Problem to solve:
Repeat the full listing, word for word.

Input records:
diff --git a/dif-pan_amd/csrc/ddif_capi.cpp b/dif-pan_amd/csrc/ddif_capi.cpp
--- a/dif-pan_amd/csrc/ddif_capi.cpp
+++ b/dif-pan_amd/csrc/ddif_capi.cpp
@@ -32,7 +32,7 @@
                                                "(its launch program points into the old weight blob); create a new plan"); \
     if ((plan)->p.net->merged_stale && !(plan)->p.train_mode)                                                         \
         return ddif::fail(DDIF_ERR_STATE, what ": the weights were refreshed on the device for training (ddif_net_refresh), which leaves the "   \
-                                               "inference-only merged FFN weights stale; load + commit the weights again before inference")
+                                               "inference-only packs (merged FFN weights, f16x2 planes, polyphase Upsample folds) stale; load + commit the weights again before inference")
 
 #define DDIF_GUARD_BEGIN try {
 #define DDIF_GUARD_END                                                                    \
diff --git a/dif-pan_amd/csrc/ddif_conv_k3.cpp b/dif-pan_amd/csrc/ddif_conv_k3.cpp
--- a/dif-pan_amd/csrc/ddif_conv_k3.cpp
+++ b/dif-pan_amd/csrc/ddif_conv_k3.cpp
@@ -13,7 +13,8 @@
     } else if (plain && pro == PRO_GN_SILU) { v = variant_for_cfg<3, 1, 0, 16, PRO_GN_SILU, 1>(cfg); v.name = "conv3x3_gn_silu"; }
     else if (plain && pro == PRO_NONE) { v = variant_for_cfg<3, 1, 0, 16, PRO_NONE, 1>(cfg); v.name = "conv3x3"; }
     else if (stride == 2 && !ups && pro == PRO_NONE) { v = variant_small_tiles<3, 2, 0, 16, PRO_NONE, 1>(cfg); v.name = "conv3x3_s2"; }
-    else if (stride == 1 && ups && pro == PRO_NONE) { v = variant_for_cfg<3, 1, 1, 16, PRO_NONE, 1>(cfg); v.name = "conv3x3_up2"; }
+    else if (stride == 1 && ups == 1 && pro == PRO_NONE) { v = variant_for_cfg<3, 1, 1, 16, PRO_NONE, 1>(cfg); v.name = "conv3x3_up2"; }
+    else if (stride == 1 && ups == 2 && pro == PRO_NONE) { v = variant_up_poly(cfg); v.name = "conv3x3_up2_poly"; }
     return v;
 }
 
diff --git a/dif-pan_amd/csrc/ddif_net.cpp b/dif-pan_amd/csrc/ddif_net.cpp
--- a/dif-pan_amd/csrc/ddif_net.cpp
+++ b/dif-pan_amd/csrc/ddif_net.cpp
@@ -259,11 +259,27 @@
     return off;
 }
 
+std::vector<float> fold_up_poly(const float* w, int cout, int cin) {
+    static const int lo[2][2] = {{0, 1}, {0, 2}}, hi[2][2] = {{0, 2}, {1, 2}};
+    std::vector<float> f((size_t)4 * cout * cin * 4);
+    for (int ph = 0; ph < 4; ++ph)
+        for (int o = 0; o < cout; ++o)
+            for (int i = 0; i < cin; ++i)
+                for (int t = 0; t < 4; ++t) {
+                    const int py = ph >> 1, px = ph & 1, ty = t >> 1, tx = t & 1;
+                    double acc = 0.0;
+                    for (int ky = lo[py][ty]; ky <= hi[py][ty]; ++ky)
+                        for (int kx = lo[px][tx]; kx <= hi[px][tx]; ++kx) acc += (double)w[((size_t)o * cin + i) * 9 + ky * 3 + kx];
+                    f[(((size_t)ph * cout + o) * cin + i) * 4 + t] = (float)acc;
+                }
+    return f;
+}
+
 }
 
 int Net::commit(hipStream_t stream) {
     Blob b;
-    struct PendConv { std::string name; size_t w_off; long bias_off; int cin, cout, ks, ck, n_chunks; long x3_off = -1; long f16_off = -1; long b1_off = -1; };
+    struct PendConv { std::string name; size_t w_off; long bias_off; int cin, cout, ks, ck, n_chunks; long x3_off = -1; long f16_off = -1; long b1_off = -1; long up4_off = -1; };
     std::vector<PendConv> pend;
     std::map<std::string, size_t> vec_off;
     std::string missing;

Output of the task:
diff --git a/dif-pan_amd/csrc/ddif_capi.cpp b/dif-pan_amd/csrc/ddif_capi.cpp
--- a/dif-pan_amd/csrc/ddif_capi.cpp
+++ b/dif-pan_amd/csrc/ddif_capi.cpp
@@ -32,7 +32,7 @@
                                                "(its launch program points into the old weight blob); create a new plan"); \
     if ((plan)->p.net->merged_stale && !(plan)->p.train_mode)                                                         \
         return ddif::fail(DDIF_ERR_STATE, what ": the weights were refreshed on the device for training (ddif_net_refresh), which leaves the "   \
-                                               "inference-only merged FFN weights stale; load + commit the weights again before inference")
+                                               "inference-only packs (merged FFN weights, f16x2 planes, polyphase Upsample folds) stale; load + commit the weights again before inference")
 
 #define DDIF_GUARD_BEGIN try {
 #define DDIF_GUARD_END                                                                    \
diff --git a/dif-pan_amd/csrc/ddif_conv_k3.cpp b/dif-pan_amd/csrc/ddif_conv_k3.cpp
--- a/dif-pan_amd/csrc/ddif_conv_k3.cpp
+++ b/dif-pan_amd/csrc/ddif_conv_k3.cpp
@@ -13,7 +13,8 @@
     } else if (plain && pro == PRO_GN_SILU) { v = variant_for_cfg<3, 1, 0, 16, PRO_GN_SILU, 1>(cfg); v.name = "conv3x3_gn_silu"; }
     else if (plain && pro == PRO_NONE) { v = variant_for_cfg<3, 1, 0, 16, PRO_NONE, 1>(cfg); v.name = "conv3x3"; }
     else if (stride == 2 && !ups && pro == PRO_NONE) { v = variant_small_tiles<3, 2, 0, 16, PRO_NONE, 1>(cfg); v.name = "conv3x3_s2"; }
-    else if (stride == 1 && ups && pro == PRO_NONE) { v = variant_for_cfg<3, 1, 1, 16, PRO_NONE, 1>(cfg); v.name = "conv3x3_up2"; }
+    else if (stride == 1 && ups == 1 && pro == PRO_NONE) { v = variant_for_cfg<3, 1, 1, 16, PRO_NONE, 1>(cfg); v.name = "conv3x3_up2"; }
+    else if (stride == 1 && ups == 2 && pro == PRO_NONE) { v = variant_up_poly(cfg); v.name = "conv3x3_up2_poly"; }
     return v;
 }
 
diff --git a/dif-pan_amd/csrc/ddif_net.cpp b/dif-pan_amd/csrc/ddif_net.cpp
--- a/dif-pan_amd/csrc/ddif_net.cpp
+++ b/dif-pan_amd/csrc/ddif_net.cpp
@@ -259,11 +259,27 @@
     return off;
 }
 
+std::vector<float> fold_up_poly(const float* w, int cout, int cin) {
+    static const int lo[2][2] = {{0, 1}, {0, 2}}, hi[2][2] = {{0, 2}, {1, 2}};
+    std::vector<float> f((size_t)4 * cout * cin * 4);
+    for (int ph = 0; ph < 4; ++ph)
+        for (int o = 0; o < cout; ++o)
+            for (int i = 0; i < cin; ++i)
+                for (int t = 0; t < 4; ++t) {
+                    const int py = ph >> 1, px = ph & 1, ty = t >> 1, tx = t & 1;
+                    double acc = 0.0;
+                    for (int ky = lo[py][ty]; ky <= hi[py][ty]; ++ky)
+                        for (int kx = lo[px][tx]; kx <= hi[px][tx]; ++kx) acc += (double)w[((size_t)o * cin + i) * 9 + ky * 3 + kx];
+                    f[(((size_t)ph * cout + o) * cin + i) * 4 + t] = (float)acc;
+                }
+    return f;
+}
+
 }
 
 int Net::commit(hipStream_t stream) {
     Blob b;
-    struct PendConv { std::string name; size_t w_off; long bias_off; int cin, cout, ks, ck, n_chunks; long x3_off = -1; long f16_off = -1; long b1_off = -1; };
+    struct PendConv { std::string name; size_t w_off; long bias_off; int cin, cout, ks, ck, n_chunks; long x3_off = -1; long f16_off = -1; long b1_off = -1; long up4_off = -1; };
     std::vector<PendConv> pend;
     std::map<std::string, size_t> vec_off;
     std::string missing;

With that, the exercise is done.